▶ [INPUT DATA]

'''

New measurement: 193,000 (median of 6 runs). About the same (+0.4%).

```diff
diff --git a/basisu_rs_amd/csrc/bu_capi_slice.hpp b/basisu_rs_amd/csrc/bu_capi_slice.hpp
--- a/basisu_rs_amd/csrc/bu_capi_slice.hpp
+++ b/basisu_rs_amd/csrc/bu_capi_slice.hpp
@@ -238,7 +238,10 @@
         const BuMultiFn k = bu_multi_kernels[target][l.kernel];
         if (!k) return BU_ERR_ARGUMENT;
         unsigned* const ticket = l.wants_ticket ? bu_ticket_for(ctx, s) : nullptr;
-        hipLaunchKernelGGL(k, dim3(l.grid), dim3(l.block), 0, s, tb, (unsigned)l.n_tiles, (unsigned)blocks_per_row, stw, ctx->d_tables, ticket);
+        static_assert(BU_RUN_HEAD == 14, "one leading argument per entry of the head");
+        const uint32_t* const h = tb.first_tile;
+        hipLaunchKernelGGL(k, dim3(l.grid), dim3(l.block), 0, s, h[0], h[1], h[2], h[3], h[4], h[5], h[6], h[7], h[8], h[9], h[10], h[11], h[12], h[13], tb,
+                           (unsigned)l.n_tiles, (unsigned)blocks_per_row, stw, ctx->d_tables, ticket);
         const hipError_t e = hipGetLastError();
         if (e != hipSuccess) return bu_fail(ctx, e, "multi-run launch");
     }
diff --git a/basisu_rs_amd/csrc/bu_kernels.hpp b/basisu_rs_amd/csrc/bu_kernels.hpp
--- a/basisu_rs_amd/csrc/bu_kernels.hpp
+++ b/basisu_rs_amd/csrc/bu_kernels.hpp
@@ -162,7 +162,7 @@
     uint32_t n;
     uint32_t vshift;
 };
-struct BuRunTable {
+struct alignas(16) BuRunTable {
     BuRunDesc run[BU_MULTI_RUNS];
     uint32_t first_tile[BU_MULTI_RUNS + 32];
 };
@@ -185,9 +185,9 @@
 template <int TARGET, int WGS, int BPT, bool PREFETCH, int LAYOUT>
 __device__ __forceinline__ void bu_uastc_sorted_body(const uint4* __restrict__ in, void* __restrict__ out, unsigned n_blocks,
                                                      unsigned bpr, unsigned long long base, unsigned long long* status,
-                                                     const BuTablesAll* __restrict__ tables, unsigned cus, unsigned tile_rt,
+                                                     const BuTablesAll* __restrict__ tables, unsigned cus, unsigned tile_rt, uint32_t grid_size,
                                                      const BuRunTable* __restrict__ runs, unsigned* __restrict__ ticket = nullptr,
-                                                     const BuRectTable* __restrict__ rects = nullptr)
+                                                     const BuRectTable* __restrict__ rects = nullptr, const BuRunRec first_run = {}, uint32_t first_run_tile = 0)
 {
     if (cus != 0) {
         constexpr bool ROT = TARGET == BU_TGT_BC7 || TARGET == BU_TGT_ASTC;
@@ -237,23 +237,32 @@
     __shared__ uint32_t s_next_tile[2];
     uint32_t my_draw = 0;
     unsigned* const my_counter = ticket ? ticket + (blockIdx.x & 7u) * BU_TICKET_STRIDE : nullptr;
-    auto tile_of_draw = [&](uint32_t d) { return gridDim.x + 8u * d + (blockIdx.x & 7u); };
-    if (ticket && tid == 0) my_draw = atomicAdd(my_counter, 1u);
+    auto tile_of_draw = [&](uint32_t d) { return grid_size + 8u * d + (blockIdx.x & 7u); };
     using Tile = std::conditional_t<MULTI, BuMultiTile, std::conditional_t<RECTS, BuRectTile, BuNoTile>>;
     std::conditional_t<MULTI, BuMultiWalk<BPT>, BuWalk<Tile>> w;
     constexpr uint32_t OUT_BYTES = TARGET == BU_TGT_RGBA ? 16u : (uint32_t)bu_out_words(TARGET) * 4u;
     constexpr bool RUNS_IN_LDS = (MULTI || RECTS) && PREFETCH;
-    __shared__ uint4 s_runs[RUNS_IN_LDS ? (RECTS ? sizeof(BuRectTable) : sizeof(BuRunTable)) / 16 : 1];
+    constexpr int RUNS_PIECES = RUNS_IN_LDS ? (int)(RECTS ? sizeof(BuRectTable) : sizeof(BuRunTable)) / 16 : 0, RVN = (RUNS_PIECES + WGS - 1) / WGS;
+    static_assert(sizeof(BuRunTable) % 16 == 0 && sizeof(BuRectTable) % 16 == 0, "copied in 16-byte pieces");
+    __shared__ uint4 s_runs[RUNS_IN_LDS ? RUNS_PIECES : 1];
     const BuRunTable* R = runs;
     const BuRectTable* Q = rects;
-    if constexpr (RUNS_IN_LDS && RECTS) {
-        for (unsigned i = tid; i < sizeof(BuRectTable) / 16; i += WGS) s_runs[i] = reinterpret_cast<const uint4*>(rects)[i];
-    } else if constexpr (RUNS_IN_LDS) {
-        static_assert(sizeof(BuRunTable) % 16 == 0, "copied in 16-byte pieces");
-        for (unsigned i = tid; i < sizeof(BuRunTable) / 16; i += WGS) s_runs[i] = reinterpret_cast<const uint4*>(runs)[i];
-    }
     auto uni32 = [](uint32_t x) { return (uint32_t)__builtin_amdgcn_readfirstlane((int)x); };
     auto uni64 = [&](uint64_t x) { return (uint64_t)uni32((uint32_t)x) | ((uint64_t)uni32((uint32_t)(x >> 32)) << 32); };
+    auto place = [&](unsigned t) {
+        if constexpr (MULTI) {
+            w.l = bu_tile_of(w.cur, t, (uint32_t)BU_TILE, OUT_BYTES, TARGET == BU_TGT_RGBA ? bpr : 0u);
+            if constexpr (TARGET == BU_TGT_RGBA) {
+                w.l.out = uni64(w.l.out);
+                w.l.bx0 = uni32(w.l.bx0);
+            }
+            if (w.l.width != w.off_width) {
+                w.off_width = w.l.width;
+#pragma unroll
+                for (int j = 0; j < BPT; j++) w.off[j] = bu_lane_off(WHOLE, w.l.width, (unsigned)(j * WGS) + tid);
+            }
+        }
+    };
     auto look_up = [&](unsigned t) {
         if constexpr (MULTI) {
             if (t < n_tiles) {
@@ -271,12 +280,7 @@
                     const BuRunRec rd = {uni64(reinterpret_cast<uint64_t>(rv.in)), uni64(reinterpret_cast<uint64_t>(rv.out)), uni64(rv.base), uni32(rv.n), uni32(rv.vshift)};
                     w.cur = bu_run_cursor(rd, uni32(R->first_tile[r]), (uint32_t)BU_TILE);
                 }
-                w.l = bu_tile_of(w.cur, t, (uint32_t)BU_TILE, OUT_BYTES, TARGET == BU_TGT_RGBA ? bpr : 0u);
-                if (w.l.width != w.off_width) {
-                    w.off_width = w.l.width;
-#pragma unroll
-                    for (int j = 0; j < BPT; j++) w.off[j] = bu_lane_off(WHOLE, w.l.width, (unsigned)(j * WGS) + tid);
-                }
+                place(t);
             }
         } else if constexpr (RECTS) {
             if (t < n_tiles) {
@@ -289,7 +293,12 @@
         }
     };
     auto advance = [&] { w.d = w.l; };
-    look_up(tile);
+    if constexpr (MULTI) {
+        w.cur = bu_run_cursor(first_run, first_run_tile, (uint32_t)BU_TILE);
+        if (tile < n_tiles) place(tile);
+    } else {
+        look_up(tile);
+    }
     advance();
     auto has_blk = [&](const Tile& d, unsigned t, unsigned l) {
         if constexpr (WHOLE) return true;
@@ -320,6 +329,25 @@
     uint4 v[BU_BPT];
 #pragma unroll
     for (int j = 0; j < BU_BPT; j++) v[j] = RECT ? ld_blk(tile, j) : ld_or_zero(tile, j);
+    [[maybe_unused]] uint32_t key_lut_v = 0;
+    if constexpr (SPLIT) {
+#pragma unroll
+        for (int k = 0; k < TVN; k++) {
+            const int i = k * WGS + (int)tid;
+            tv[k] = i < TVT ? tsrc[tdst(i)] : make_uint4(0, 0, 0, 0);
+        }
+        static_assert(offsetof(BuTables, key_lut) % 4 == 0 && sizeof(T.key_lut[0]) == 128, "the target's key_lut is staged as 32 dwords");
+        if (tid < 32) key_lut_v = reinterpret_cast<const uint32_t*>(tables->t.key_lut[bu_cost_row(TARGET)])[tid];
+    }
+    [[maybe_unused]] uint4 runs_v[RVN ? RVN : 1];
+    if constexpr (RUNS_IN_LDS) {
+        const uint4* const rsrc = RECTS ? reinterpret_cast<const uint4*>(rects) : reinterpret_cast<const uint4*>(runs);
+#pragma unroll
+        for (int k = 0; k < RVN; k++) {
+            const int i = k * WGS + (int)tid;
+            runs_v[k] = i < RUNS_PIECES ? rsrc[i] : make_uint4(0, 0, 0, 0);
+        }
+    }
     if constexpr (!SPLIT) {
 #pragma unroll
         for (int k = 0; k < TVN; k++) {
@@ -327,17 +355,20 @@
             if (i < TVT) t_store[tdst(i)] = tv[k];
         }
     } else {
-#pragma unroll
-        for (int k = 0; k < TVN; k++) {
+        if (tid < 32) reinterpret_cast<uint32_t*>(T.key_lut[bu_cost_row(TARGET)])[tid] = key_lut_v;
+    }
+    if constexpr (RUNS_IN_LDS) {
+#pragma unroll
+        for (int k = 0; k < RVN; k++) {
             const int i = k * WGS + (int)tid;
-            tv[k] = i < TVT ? tsrc[tdst(i)] : make_uint4(0, 0, 0, 0);
-        }
-        static_assert(offsetof(BuTables, key_lut) % 4 == 0 && sizeof(T.key_lut[0]) == 128, "the target's key_lut is staged as 32 dwords");
-        if (tid < 32) reinterpret_cast<uint32_t*>(T.key_lut[bu_cost_row(TARGET)])[tid] = reinterpret_cast<const uint32_t*>(tables->t.key_lut[bu_cost_row(TARGET)])[tid];
+            if (i < RUNS_PIECES) s_runs[i] = runs_v[k];
+        }
     }
     bool tables_staged = !SPLIT;
     if (tid < 64) (&cnt[0][0])[tid] = 0;
     if (tid < 2) next_chunk[tid] = 0;
+    if (ticket && tid == 0) my_draw = atomicAdd(my_counter, 1u);
+    if constexpr (!MULTI) asm volatile("" : "+s"(grid_size));
     __syncthreads();
     if constexpr (RUNS_IN_LDS && RECTS) Q = reinterpret_cast<const BuRectTable*>(s_runs);
     else if constexpr (RUNS_IN_LDS) R = reinterpret_cast<const BuRunTable*>(s_runs);
@@ -396,7 +427,7 @@
             dest[j] = has_block(key[j]) ? st + pos[j] : 0u;
             if (has_block(key[j])) sblk[dest[j]] = v[j];
         }
-        const unsigned ntile = ticket ? (unsigned)__builtin_amdgcn_readfirstlane((int)s_next_tile[par]) : tile + gridDim.x;
+        const unsigned ntile = ticket ? (unsigned)__builtin_amdgcn_readfirstlane((int)s_next_tile[par]) : tile + grid_size;
         next_of_loop = ntile;
         uint4 vn[BU_BPT];
         if constexpr (PREFETCH) {
@@ -559,7 +590,7 @@
         advance();
     }
     if (ticket && tid == 0) {
-        if (atomicAdd(ticket + BU_TICKET_DONE, 1u) == gridDim.x - 1u) {
+        if (atomicAdd(ticket + BU_TICKET_DONE, 1u) == grid_size - 1u) {
             for (unsigned k = 0; k < 8; k++) atomicExch(ticket + k * BU_TICKET_STRIDE, 0u);
             atomicExch(ticket + BU_TICKET_DONE, 0u);
         }
@@ -573,25 +604,36 @@
                                                                 unsigned* __restrict__ ticket)
 {
     static_assert(LAYOUT != BU_LAYOUT_MULTI && LAYOUT != BU_LAYOUT_MULTI_WHOLE, "several runs per launch: bu_uastc_multi_kernel");
-    bu_uastc_sorted_body<TARGET, WGS, BPT, PREFETCH, LAYOUT>(in, out, n_blocks, bpr, base, status, tables, cus, tile_rt, nullptr, ticket);
+    bu_uastc_sorted_body<TARGET, WGS, BPT, PREFETCH, LAYOUT>(in, out, n_blocks, bpr, base, status, tables, cus, tile_rt, gridDim.x, nullptr, ticket);
 }
 
 constexpr bool bu_multi_etc_2048(int target, int tile) { return bu_etc_family(target) && tile == 2048; }
 template <int TARGET, int WGS, int BPT, bool PREFETCH = false, bool WHOLE = false>
 __global__ __launch_bounds__(WGS, (TARGET == BU_TGT_ASTC && WGS == 512) ? 8 : bu_multi_etc_2048(TARGET, WGS * BPT) ? 4 : 1) void bu_uastc_multi_kernel(
-    const BuRunTable table, unsigned n_tiles, unsigned bpr, unsigned long long* status, const BuTablesAll* __restrict__ tables, unsigned* __restrict__ ticket)
+    unsigned h0, unsigned h1, unsigned h2, unsigned h3, unsigned h4, unsigned h5, unsigned h6, unsigned h7, unsigned h8, unsigned h9, unsigned h10, unsigned h11,
+    unsigned h12, unsigned h13, const BuRunTable table, unsigned n_tiles, unsigned bpr, unsigned long long* status, const BuTablesAll* __restrict__ tables,
+    unsigned* __restrict__ ticket)
 {
     static_assert(WGS * BPT == 1024 || bu_multi_etc_2048(TARGET, WGS * BPT), "the host numbers 1024-block tiles (ETC1 / ETC2 large batches: 2048-block ones)");
-    static_assert(sizeof(BuRunTable) + 40 <= 4096, "the run table and the other arguments share the 4 KiB of kernel arguments");
+    static_assert(sizeof(BuRunTable) + 64 + 40 <= 4096,"the run table and the other arguments share the 4 KiB of kernel arguments");
+    static_assert(BU_RUN_HEAD == 14, "one leading argument per entry of the head");
+    const uint32_t head[BU_RUN_HEAD] = {h0, h1, h2, h3, h4, h5, h6, h7, h8, h9, h10, h11, h12, h13};
+    const uint32_t r = bu_run_of_tile_scalar(head, table.first_tile, blockIdx.x);
+    const BuRunDesc& rv = table.run[r];
+    const BuRunRec first_run = {reinterpret_cast<uint64_t>(rv.in), reinterpret_cast<uint64_t>(rv.out), rv.base, rv.n, rv.vshift};
+    const uint32_t first_run_tile = table.first_tile[r];
+    uint32_t grid_size = gridDim.x;
+    asm volatile("" : "+s"(n_tiles), "+s"(grid_size) : "s"(first_run.in), "s"(first_run.out), "s"(first_run.base), "s"(first_run.n), "s"(first_run.vshift), "s"(first_run_tile), "s"(bpr),
+                 "s"(tables), "s"(ticket));
     bu_uastc_sorted_body<TARGET, WGS, BPT, PREFETCH, WHOLE ? BU_LAYOUT_MULTI_WHOLE : BU_LAYOUT_MULTI>(nullptr, nullptr, n_tiles * (unsigned)(WGS * BPT), bpr, 0ull, status, tables, 0u,
-                                                                                                        (unsigned)(WGS * BPT), &table, ticket);
+                                                                                                        (unsigned)(WGS * BPT), grid_size, &table, ticket, nullptr, first_run, first_run_tile);
 }
 
 template <int TARGET>
 __global__ __launch_bounds__(512) void bu_uastc_rects_kernel(const BuRectTable table, unsigned n_tiles, unsigned long long* status, const BuTablesAll* __restrict__ tables)
 {
     static_assert(sizeof(BuRectTable) + 24 <= 4096, "the job table and the other arguments share the 4 KiB of kernel arguments");
-    bu_uastc_sorted_body<TARGET, 512, 2, true, BU_LAYOUT_RECTS>(nullptr, nullptr, n_tiles * BU_RECTS_TILE, 0u, 0ull, status, tables, 0u, BU_RECTS_TILE, nullptr, nullptr, &table);
+    bu_uastc_sorted_body<TARGET, 512, 2, true, BU_LAYOUT_RECTS>(nullptr, nullptr, n_tiles * BU_RECTS_TILE, 0u, 0ull, status, tables, 0u, BU_RECTS_TILE, gridDim.x, nullptr, nullptr, &table);
 }
 
 __global__ void bu_status_reset_kernel(unsigned long long* words, unsigned n)
diff --git a/basisu_rs_amd/csrc/bu_multi_addr.hpp b/basisu_rs_amd/csrc/bu_multi_addr.hpp
--- a/basisu_rs_amd/csrc/bu_multi_addr.hpp
+++ b/basisu_rs_amd/csrc/bu_multi_addr.hpp
@@ -74,3 +74,23 @@
     for (uint32_t i = 0; i < entries; i++) cnt += first_tile[i] <= t;
     return cnt - 1u;
 }
+
+constexpr uint32_t BU_RUN_HEAD = 14;
+static_assert(BU_RUN_HEAD + (BU_MULTI_RUNS - BU_RUN_HEAD + 15) / 16 * 16 <= BU_MULTI_RUNS + 32, "the last chunk of the scalar search stays inside first_tile[]");
+BU_DEV uint32_t bu_run_of_tile_scalar(const uint32_t* head, const uint32_t* first_tile, uint32_t t)
+{
+    uint32_t cnt = 0;
+    BU_UNROLL
+    for (uint32_t i = 0; i < BU_RUN_HEAD; i++) cnt += head[i] <= t;
+    if (cnt == BU_RUN_HEAD) {
+#pragma unroll 1
+        for (uint32_t c = BU_RUN_HEAD; c < BU_MULTI_RUNS; c += 16) {
+            uint32_t k = 0;
+            BU_UNROLL
+            for (uint32_t i = 0; i < 16; i++) k += first_tile[c + i] <= t;
+            cnt += k;
+            if (k < 16) break;
+        }
+    }
+    return cnt - 1u;
+}
```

'''

▶ [TASK ITEM] Look through the material above for the string "leading" and copy each line that has it.

▶ [REPLY]
+        static_assert(BU_RUN_HEAD == 14, "one leading argument per entry of the head");
+    static_assert(BU_RUN_HEAD == 14, "one leading argument per entry of the head");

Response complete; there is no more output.